Possessor: o corpo como armadilha da mente
- danielsa510

- 10 de nov. de 2021
- 3 min de leitura

Direção: Brandon Cronenberg. Roteiro: Brandon Cronenberg. Montagem: Matthew Hannam. Direção de Fotografia: Karim Hussain. Produção: Niv Fichman. Música: Jim Williams. Efeitos Visuais: Bryan Jones.
Econômico e direto, Possessor (2020) lida muito bem com os recursos de encenação de que dispõe para a construção desse futuro (ou seria passado?) sombrio. Não há necessidade alguma de se pregar uma contextualização expositiva que seja para a apresentação do universo da narrativa.
Há duas corporações na trama e a crítica sobre esse composição de um mundo polarizado pela força e o poder econômico parece ser a grande premissa de Cronenberg. É claro que o grafismo das imagens e a violência que emana no fundo disso evidenciam a veia do terror do filme.
Mas esse não é o condutor da estória em si. A investigação sobre as origens e consequências desse mal surgem em primeiro plano aqui. Ela, no entanto, não está evidente e para notarmos isso precisamos juntar as informações que os eventos da narrativa supõe. Entendemos parte da premissa de Tassya (Andrea Riseborough), mas suas intenções pessoais não são o condutor da trama.
Nessa realidade distópica e futurista, a morte e a violência parecem ser as únicas vias possíveis na composição desse tecido social. Os próprios laços entre as pessoas não são regidos por uma liga afetiva. É como se entendêssemos que algo deu errado (lá atrás ou mais a frente) e os valores socialmente estabelecidos foram redefinidos.
Ninguém se liga a ninguém necessariamente. E isso remete muito a uma construção que é distópica, mas que parece remeter muito a uma ideação de um passado remoto. Algo próximo à experiência do século XIV, onde os laços maternos, por exemplo, nada tinham a ver com conceitos como amor incondicional pelos filhos.

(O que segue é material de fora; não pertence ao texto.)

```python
class View:
    __slots__ = ("buf", "H", "W", "C", "cs", "coff", "es")

    def __init__(self, buf, H, W, C, cs, coff, es):
        self.buf, self.H, self.W, self.C, self.cs, self.coff, self.es = buf, H, W, C, cs, coff, es

    @property
    def ptr(self):
        return self.buf.data_ptr() + self.coff * self.es

    def slice(self, c0, c):
        assert c0 + c <= self.C
        return View(self.buf, self.H, self.W, c, self.cs, self.coff + c0, self.es)
# ... 15 lines not shown
        fuse_upnode_min_f=2,
        dcn_slots512=0,
        dcn_wide_margin=0,
        node_f16=True,
        share_pool=True,
        fuse_stem=True,
        fuse_stem_proj=False,
        mixed_heads=0,
        wide_heads_m2=0,
        x3_dcn_patches=True,
        stem_s2_direct=True,
        conv1x1_th16_min_cin=0,
        lower_heads=True,
        split_heads=(),
        fold_upadd=False,
        peak_heads=(),
    )

    def __init__(self, pw, B, H, W, **flags):
        unknown = set(flags) - set(self.FLAGS)
        if unknown:
            raise TypeError("unknown lowering flags: %s" % sorted(unknown))
        for k, v in self.FLAGS.items():
            setattr(self, k, flags.get(k, v))
        self.stream_s2_min_cin = 64
        if pw.arch == "hourglass" and (H % 128 or W % 128):
            raise RuntimeError("Hourglass-104: input height/width must be multiples of 128 (got %dx%d): the published test "
                               "code pads to (x|127)+1" % (H, W))
        if H % 32 or W % 32:
            raise RuntimeError("input height/width must be multiples of 32 (got %dx%d): the reference pads "
# ... 38 lines not shown
        op.kind, op.dtype, op.B = kind, _H3D_DT[self.dtype], self.B
        if x is not None:
            op.in_, op.H, op.W, op.Cin, op.in_cs = x.ptr, x.H, x.W, x.C, x.cs
        if out is not None:
            op.out, op.Ho, op.Wo, op.Cout, op.out_cs = out.ptr, out.H, out.W, out.C, out.cs
        if x2 is not None:
            op.in2, op.in2_cs = x2.ptr, x2.cs
        for k, v in kw.items():
            setattr(op, k, v)
        if not emit:
            return op
        self.ops.append(op)
        return len(self.ops) - 1

    def conv(self, x, wkey, out=None, bkey=None, bn=None, stride=1, relu=True, res=None, out_mode=_lib.OUT_NHWC,
             pad_cout_to=None):
        wshape = self.pw.sd[wkey].shape
        if (self.stream_convs and self.pw.dtype in LOWP and wshape[2] == 3 and wshape[1] % 16 == 0
                and (stride == 1 or (stride == 2 and wshape[1] >= self.stream_s2_min_cin and self.stream_s2))
                and out_mode == _lib.OUT_NHWC and pad_cout_to is None):
            return self._conv_stream(x, wkey, out, bkey, bn, relu, res, stride)
        wp, bp, cout, cin, k, rows = self.pw.conv(wkey, bkey, bn, pad_cout_to)
        assert cin == x.C, (wkey, cin, x.C)
        Ho = (x.H + 2 * (k // 2) - k) // stride + 1
        Wo = (x.W + 2 * (k // 2) - k) // stride + 1
        if out_mode == _lib.OUT_NHWC_F32:
            out = self._alloc(Ho, Wo, cout, torch.float32)
        elif out is None:
            out = self._alloc(Ho, Wo, cout)
        assert (out.H, out.W, out.C) == (Ho, Wo, cout), (wkey, out.H, out.W, out.C, Ho, Wo, cout)
        tune = 0
        if (k == 1 and stride == 1 and self.conv1x1_th16_min_cin and cin >= self.conv1x1_th16_min_cin and cin % 64 == 0
                and cout > 32 and self.pw.dtype in LOWP):
            tune = _lib.TUNE_CONV_1X1_TILE(4 if cout > 64 else 2, 16)
        self._op(_lib.OP_CONV, x, out, res, w=wp.data_ptr(), bias=bp.data_ptr(), ksize=k, stride=stride, relu=int(relu),
                 out_mode=out_mode, wrows=rows, reserved=tune, wexp=self.pw.wexp.get(wp.data_ptr(), 0))
        return out

    def _conv_stream(self, x, wkey, out, bkey, bn, relu, res, stride=1):
        wimg, bp, cout, cin, rows = self.pw.conv_stream(wkey, bkey, bn)
        assert cin == x.C, (wkey, cin, x.C)
        Ho, Wo = (x.H - 1) // stride + 1, (x.W - 1) // stride + 1
        if out is None:
            out = self._alloc(Ho, Wo, cout)
        assert (out.H, out.W, out.C) == (Ho, Wo, cout), (wkey, out.H, out.W, out.C)
        self._op(_lib.OP_CONV_STREAM, x, out, res, w=wimg.data_ptr(), bias=bp.data_ptr(), ksize=3, stride=stride, relu=int(relu),
                 out_mode=_lib.OUT_NHWC, wrows=rows)
        return out

    def dcn(self, x, om, wkey, bkey, bn):
        wp, bp, cout, cin, k, rows = self.pw.conv(wkey, bkey, bn, as_half=True)
        assert cin == x.C and k == 3
        out = self._alloc(x.H, x.W, cout)
        self._op(_lib.OP_DCN, x, out, om, w=wp.data_ptr(), bias=bp.data_ptr(), ksize=3, stride=1, relu=1, out_mode=_lib.OUT_NHWC,
                 wrows=rows)
        return out

    def pool(self, x, out=None):
        if out is None:
            out = self._alloc(x.H // 2, x.W // 2, x.C)
        assert out.C == x.C
        self._op(_lib.OP_MAXPOOL, x, out, ksize=2, stride=2)
        return out

    def upadd(self, x, skip, wkey, f16=False, private_skip=False):
        w, k = self.pw.up(wkey)
        f = k // 2
        out = self._alloc(x.H * f, x.W * f, x.C)
        assert (skip.H, skip.W, skip.C) == (out.H, out.W, out.C), wkey
        fold = (private_skip and self.ops and self.ops[-1].kind == _lib.OP_DCN_FUSED_STREAM and self.ops[-1].out == skip.ptr
                and (skip.coff, skip.cs) == (0, skip.C))
        self._op(_lib.OP_UPADD, x, out, skip, w=w.data_ptr(), ksize=k, stride=f, out_mode=_lib.OUT_NHWC_F16 if f16 else _lib.OUT_NHWC,
                 reserved=_lib.OPF_UPADD_FOLDED if fold else 0)
        return out

    def _block(self, x, p, stride, residual, out):
        t = self.conv(x, p + ".conv1.weight", bn=p + ".bn1", stride=stride)
        return self.conv(t, p + ".conv2.weight", bn=p + ".bn2", res=residual, out=out)

    def _tree1(self, x, p, cin, cout, stride, level_root, out, cat=None, bottom=None, residual=None):
        Ho, Wo = x.H // stride, x.W // stride
        if cat is None:
            cat = self._alloc(Ho, Wo, 2 * cout + (cin if level_root else 0))
        s_x2, s_x1 = cat.slice(0, cout), cat.slice(cout, cout)
        if residual is not None:
            assert stride > 1 and not level_root and cin != cout and (residual.H, residual.W, residual.C) == (Ho, Wo, cout)
        elif bottom is not None:
            assert stride > 1 and not level_root and (bottom.H, bottom.W, bottom.C) == (Ho, Wo, cin)
        elif stride > 1:
            bottom = self.pool(x, cat.slice(2 * cout, cin) if level_root else None)
        else:
            bottom = x
        if residual is not None:
            pass
        elif cin != cout:
            residual = self.conv(bottom, p + ".project.0.weight", bn=p + ".project.1", relu=False)
        else:
            residual = bottom
        self._block(x, p + ".tree1", stride, residual, s_x1)
        self._block(s_x1, p + ".tree2", 1, s_x1, s_x2)
        return self.conv(cat, p + ".root.conv.weight", bn=p + ".root.bn", out=out)

    def _tree2(self, x, p, cin, cout, out):
        Ho, Wo = x.H // 2, x.W // 2
        cat = self._alloc(Ho, Wo, 2 * cout + cin + cout)
        pooled = self.pool(x, cat.slice(2 * cout, cin))
        x1 = self._tree1(x, p + ".tree1", cin, cout, 2, False, cat.slice(2 * cout + cin, cout),
                         bottom=pooled if self.share_pool else None)
        return self._tree1(x1, p + ".tree2", cout, cout, 1, False, out, cat=cat)

    def _dcn_f16_ok(self, p):
        w = self.pw.sd[p + ".conv.weight"]
        return (self.pw.use_dcn and self.fuse_offsets and self.stream_dcn and self.pw.dtype == "bf16"
                and w.shape[1] == 64 and w.shape[0] <= 64)

    def _node_f16_ok(self, p):
# ... 297 lines not shown
```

Por isso essa protagonista nos pareça tão crua. Não há espaço para qualquer melodramismo, nesse sentido. Quanto à violência, por outro lado, tem uma abordagem dura focada. Quando ela irrompe na tela, Cronenberg nos coloca diante da dureza desses corpos que se dilaceram e se transfiguram em cena. Esse talvez seja o maior terror da dinâmica dessa sociedade.
Acessar a versão sem cortes, nesse sentido, faz grande diferença porque a impressão final é a de estamos diante da proposta total a que o filme se propõe. De fato, a veia gráfica dessas cenas não soa como mero fetiche visual. Lembremos: para uma sociedade onde a regência é a corrupção dos valores humanos, esse estado violento de estar no mundo vem como forma de ratificação estética e conceitual.
Não entendo como se o autor buscasse com isso banalizar e justificar essa premissa. Mas sim como um modo de abordar com maior crueza estilística e é de sentido o filme por ele proposto. É claro que ele não se enclausura unicamente nesse par temático.
Chama atenção, por exemplo, como ele monta esse estado de estranhamento na estrutura seja por meio da fotografia ou no uso e mixagem dos sons nele contidos. Afora o criativo uso das projeções e da iluminação nos ambientes, notamos essa impressão desse deslocamento impresso no modo como os planos são propostos.
A imagem parece usualmente recortada. Como se estivéssemos diante de um "crop" grosseiro na cena. Por vezes há muito espaço no quadro acima de onde os personagens estão enquadradados ou foco mantém - se somente em um ponto do plano, estando toda a borda do quadro manchada ou retorcida.
São precisas formas de materializar esse "fora de ordem" que nos coloca para pensar sobre os possíveis que a ficção - científica de horror na contemporaneidade pode nos dar a ver. É menos sobre chocar uma audiência por meio da força que o grafismo imagético pode causar e mais sobre nos sugerir uma correlação indireta entre aquilo o que notamos visível na cena e que se reforça e dá sentido ao tema do filme como um todo.